Inference acceleration

Question

Inference acceleration

yangyyt opened this issue 5 months ago · comments

When applying the module of speaker classification, hundreds of millions of data inference, how to perform batch inference when vad, extraction embedding.

Thanks to the author for his reply and suggestions

Hui Wang · Answer 1 · Fri Mar 01 2024 17:29:34 GMT+0800 (China Standard Time)

Currently, batch processing is not supported, only multi-process and multi-GPU processing are supported.

Wall.E · Answer 2 · Fri Mar 01 2024 21:27:44 GMT+0800 (China Standard Time)

Currently, batch processing is not supported, only multi-process and multi-GPU processing are supported.

Thanks, The model of Chinese-English mixed speaker diarization, does ModelScope support it?,I don't seem to see this model on the web side.
https://github.com/alibaba-damo-academy/3D-Speaker/tree/main/egs/3dspeaker/speaker-diarization

or
Will there be plans for open-source batch inference in the future?

Wall.E · Answer 3 · Sat Mar 02 2024 14:11:18 GMT+0800 (China Standard Time)

I tried the example under ModelScope 【https://www.modelscope.cn/models/iic/speech_campplus_speaker-diarization_common/summary】, and found that the same audio, the same speaker extracted the embedding model, and the 3D-Speaker could successfully judge multiple people, but ModelScope could not, and I suspected that ModelScope Pipeline and 3DSpeaker may have some parameters or logic inconsistencies.
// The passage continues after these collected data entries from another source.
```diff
diff --git a/openair4g_amd/csrc/oai4g_internal.h b/openair4g_amd/csrc/oai4g_internal.h
--- a/openair4g_amd/csrc/oai4g_internal.h
+++ b/openair4g_amd/csrc/oai4g_internal.h
@@ -9,6 +9,8 @@
 #define OAI4G_MAX_CHUNKS 192
 #define OAI4G_MAX_TASKS (OAI4G_MAX_CB * 20)
 #define OAI4G_RM_TILES 20
+#define OAI4G_ENC_SLABS 3
+#define OAI4G_ENC_UNIT_EXACT (1u << 31)
 #define OAI4G_RM_SRC_LAST (1u << 20)
 #define OAI4G_RM_DST_WRAP (1u << 27)
 #define OAI4G_PIPE_MAX_CHUNKS 16
@@ -117,6 +119,8 @@
   uint32_t rm_dst[2][OAI4G_RM_TILES + 1][32];
   uint32_t rm_pair0[OAI4G_MAX_CB + 1];
   uint32_t rm_pairs[OAI4G_MAX_CB * ((OAI4G_RM_TILES + 1) / 2)];
+  uint32_t enc_nunits;
+  alignas(8) uint32_t enc_units[OAI4G_MAX_CB * OAI4G_ENC_SLABS][2];
 };
 
 struct cfg_dev_t {
```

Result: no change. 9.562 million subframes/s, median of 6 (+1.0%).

But it seems that ModelScope doesn't support batch inference either.

Hui Wang · Answer 4 · Mon Mar 04 2024 10:09:57 GMT+0800 (China Standard Time)

Currently, batch processing is not supported, only multi-process and multi-GPU processing are supported.

Thanks, The model of Chinese-English mixed speaker diarization, does ModelScope support it?,I don't seem to see this model on the web side. https://github.com/alibaba-damo-academy/3D-Speaker/tree/main/egs/3dspeaker/speaker-diarization

or Will there be plans for open-source batch inference in the future?

You can change the value of variable “speaker_model_id” to iic/speech_campplus_sv_zh_en_16k-common_advanced to use Chinese-English mixed model.
We will support batch inference. @yangyyt

Hui Wang · Answer 5 · Mon Mar 04 2024 10:22:50 GMT+0800 (China Standard Time)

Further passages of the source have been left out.